3b. Diamond Push-ups
All push-up variations work your chest, but bringing your hands closer together and doing diamond push-ups increases inner pec activation. This hand position also works your triceps harder than wider push-ups.
How to do it:
- Kneel down and place your hands flat on the floor so that your thumb and first finger form a diamond shape, which is where this exercise gets its name.
- Supporting your weight on your hands, walk your feet back, so your body is straight. Brace your abs.
- Bend your arms and lower your chest to lightly touch the back of your hands. Push yourself back up and repeat, continuing until you can no longer do any more reps.
- Rest a moment and then go back to the previous exercise. Repeat the pairing twice more to do three complete supersets.
4. Narrow Grip Smith Machine Bench Press
While you have probably used a Smith machine for bench presses before, you’ve probably never done it like this! Push your inner pecs to the limit in safety using the narrow grip Smith machine bench press.
How to do it:
- Place a flat bench crossways under the Smith machine bar. Lie on the bench, so the bar runs vertically down your body.
- Take a V-shaped lat pulldown bar and press it up and against the Smith machine barbell so you can use a narrow, parallel grip. The handle should be roughly level with the center of your chest.
- Pull your shoulders down and back, plant your feet on the floor, and brace your abs.
- Press the weight up and then bend your arms and lower the handle to just above your sternum. Push your hands inward as well as extending your arms upward to maximize inner pec engagement.
5. Svend Press
While we don’t know who Svend is or was, this exercise is an excellent way to finish off your inner pecs. Rather than doing several sets of Sven presses, your goal is to do 100 reps in as few sets as possible. So, rep out to failure, take a few deep breaths, and then go again. Continue until you’ve done all 100 reps and have a wicked chest pump!
How to do it:
- Stand with your feet shoulder-width apart, knees slightly bent, core braced, and shoulders down and back.

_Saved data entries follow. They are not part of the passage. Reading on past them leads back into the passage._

@@ -426,14 +465,14 @@
     const int nx = store_lane ? clampi (job.out_w - x, 0, 8) : 0;
     const bool full = nx == 8;
     const bool any_ragged = __builtin_amdgcn_readfirstlane ((int) (__ballot (nx > 0 && nx < 8) != 0)) != 0;
-    const int xa = nx > 0 ? x : 0;
-    char *dst = (char *) job.dst + (size_t) y0 *job.dst_stride + xa;
+    const uint32_t xa = nx > 0 ? (uint32_t) x : 0u;
+    char *dst = (char *) job.dst + (size_t) y0 *job.dst_stride;
     const bool has_pred = job.pred != nullptr;
-    const uint8_t *pp = job.pred + xa;
+    const uint8_t *pp = job.pred;
     const u32x2 k128 = (u32x2) { 0x80808080u, 0x80808080u };
     auto fetch = [&](int i, int odd) {
       const int row = min (y0 + 2 * (i - H) + odd, job.out_h - 1);
-      return has_pred ? __builtin_nontemporal_load ((const SCHRO_GLOBAL u32x2 *) (pp + (size_t) row * job.pred_stride)) : k128;
+      return has_pred ? __builtin_nontemporal_load ((const SCHRO_GLOBAL u32x2 *) (uniform_row (pp + (size_t) row * job.pred_stride) + lane_off (xa))) : k128;
     };
     constexpr int NPAIR = RP - 2 * H;
     constexpr int AHEAD = cmin (NPAIR, 4), RAMP = 2;
@@ -450,8 +489,8 @@
       const int j = i - H;
       const int y = y0 + 2 * j;
       const Combine c0 = { pr[j][0], y < job.out_h, full, any_ragged, nx }, c1 = { pr[j][1], y + 1 < job.out_h, full, any_ragged, nx };
-      finish_row < F, HEDGE, COH > (E[i], is_first, is_last, store_lane, dst, c0);
-      finish_row < F, HEDGE, COH > (O[i], is_first, is_last, store_lane, dst + job.dst_stride, c1);
+      finish_row < F, HEDGE, COH > (E[i], is_first, is_last, store_lane, uniform_row (dst), xa, c0);
+      finish_row < F, HEDGE, COH > (O[i], is_first, is_last, store_lane, uniform_row (dst + job.dst_stride), xa, c1);
       dst += 2 * (size_t) job.dst_stride;
 #pragma unroll
       for (int t = 0; t < RAMP; t++) {
@@ -464,12 +503,13 @@
       __builtin_amdgcn_sched_barrier (0);
     }
   } else {
-    char *dst = (char *) job.dst + (size_t) (2 * (r0 + H)) * job.dst_stride + (size_t) cl * 4;
+    char *dst = (char *) job.dst + (size_t) (2 * (r0 + H)) * job.dst_stride;
+    const uint32_t xo = (uint32_t) max (cl, 0) * 4u;
     const Combine none = { (u32x2) { 0u, 0u }, false, false, false, 0 };
 #pragma unroll
     for (int i = H; i < RP - H; i++) {
-      finish_row < F, HEDGE, COH > (E[i], is_first, is_last, store_lane, dst, none);
-      finish_row < F, HEDGE, COH > (O[i], is_first, is_last, store_lane, dst + job.dst_stride, none);
+      finish_row < F, HEDGE, COH > (E[i], is_first, is_last, store_lane, dst, xo, none);
+      finish_row < F, HEDGE, COH > (O[i], is_first, is_last, store_lane, dst + job.dst_stride, xo, none);
       dst += 2 * (size_t) job.dst_stride;
     }
   }
@@ -587,10 +627,11 @@
   const int lane = threadIdx.x & 63;
   const IwtJob job = jobs[find_job (jobs, njobs, tile)];
   const int t = tile - job.tile_base;
+  const int ty = __builtin_amdgcn_readfirstlane (t / job.tiles_x), tx = t - ty * job.tiles_x;
   if constexpr ((MODE & 8) != 0)
-    reg_tile_l1_at < F, RP, MODE > (job, t % job.tiles_x, t / job.tiles_x, lane);
+    reg_tile_l1_at < F, RP, MODE > (job, tx, ty, lane);
   else
-    reg_tile_at < F, RP, MODE > (job, t % job.tiles_x, t / job.tiles_x, lane);
+    reg_tile_at < F, RP, MODE > (job, tx, ty, lane);
 }
 
 constexpr int
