### crypto_primitives_b200/csrc/poseidon_host.hpp

```cpp
#pragma once
#include "hostfp.hpp"

namespace cpb {
namespace host {

class GrainLFSR {
public:
    GrainLFSR(bool sbox_inverse, u64 prime_bits, u64 state_len, u64 rf, u64 rp) : prime_bits_(prime_bits) {
        for (int i = 0; i < 80; i++) st_[i] = 0;
        st_[1] = 1;
        st_[5] = sbox_inverse ? 1 : 0;
        put(6, 17, prime_bits);
        put(18, 29, state_len);
        put(30, 39, rf);
        put(40, 49, rp);
        for (int i = 50; i < 80; i++) st_[i] = 1;
        head_ = 0;
        for (int i = 0; i < 160; i++) update();
    }

    void draw(u64 out[4]) {
        out[0] = out[1] = out[2] = out[3] = 0;
        for (u64 i = 0; i < prime_bits_; i++) {
            u64 bitpos = prime_bits_ - 1 - i;
            if (next_filtered_bit()) out[bitpos / 64] |= 1ull << (bitpos % 64);
        }
    }

    FeVec rejection_sampling(const Field& F, size_t n) {
        FeVec r;
        while (r.size() < n) {
            u64 v[4];
            draw(v);
            if (!Field::geq(v, F.p)) r.push_back(F.from_canonical(v));
        }
        return r;
    }
    FeVec mod_p(const Field& F, size_t n) {
        FeVec r;
        for (size_t i = 0; i < n; i++) {
            u64 v[4];
            draw(v);
            r.push_back(F.from_canonical(v));
        }
        return r;
    }

private:
    void put(int lo, int hi, u64 v) {
        for (int i = hi; i >= lo; i--) { st_[i] = v & 1; v >>= 1; }
    }
    int update() {
        int nb = st_[(head_ + 62) % 80] ^ st_[(head_ + 51) % 80] ^ st_[(head_ + 38) % 80] ^
                 st_[(head_ + 23) % 80] ^ st_[(head_ + 13) % 80] ^ st_[head_];
        st_[head_] = (unsigned char)nb;
        head_ = (head_ + 1) % 80;
        return nb;
    }
    int next_filtered_bit() {
        int b = update();
        while (!b) { update(); b = update(); }
        return update();
    }
    unsigned char st_[80];
    int head_;
    u64 prime_bits_;
};

struct PoseidonParams {
    int rate = 0, capacity = 0, full_rounds = 0, partial_rounds = 0;
    u64 alpha = 0;
    FeVec ark;
    FeVec mds;
    int t() const { return rate + capacity; }
};

inline void find_poseidon_ark_and_mds(const Field& F, u64 prime_bits, int rate, int rf, int rp, int skip,
                                      FeVec& ark, FeVec& mds) {
    int t = rate + 1;
    GrainLFSR lfsr(false, prime_bits, (u64)t, (u64)rf, (u64)rp);
    ark.clear();
    for (int r = 0; r < rf + rp; r++) {
        FeVec row = lfsr.rejection_sampling(F, (size_t)t);
        ark.insert(ark.end(), row.begin(), row.end());
    }
    for (int s = 0; s < skip; s++) (void)lfsr.mod_p(F, (size_t)(2 * t));
    FeVec xs = lfsr.mod_p(F, (size_t)t), ys = lfsr.mod_p(F, (size_t)t);
    mds.assign((size_t)t * t, F.zero());
    for (int i = 0; i < t; i++)
        for (int j = 0; j < t; j++) mds[(size_t)i * t + j] = F.inv(F.add(xs[i], ys[j]));
}
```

- Hold two light weight plates between the palms of your hands. Raise the weights to your chest and press your palms together, fingers pointing forward. Raise your elbows, so they’re roughly chest level.
- Pressing inward as hard as you can, extend your arms out in front of you and then bring the weights back to your chest.
- That’s one rep; keep going!
Depending on your genetics, working more on your inner chest could add a lot to the appearance of your upper body. Deep, separated pecs are very appealing, and if you are lean enough, that could be the difference between having a big chest and picture-perfect pecs.
Remember, though, that muscle shape is primarily determined by genetics, and some people naturally have better pec separation than others. Some lucky lifters may never need to train for increased inner pec development.
But, before you start blaming your genes for your flat mono-chest, try this workout to see just what you are capable of. After all, you won’t know unless you try!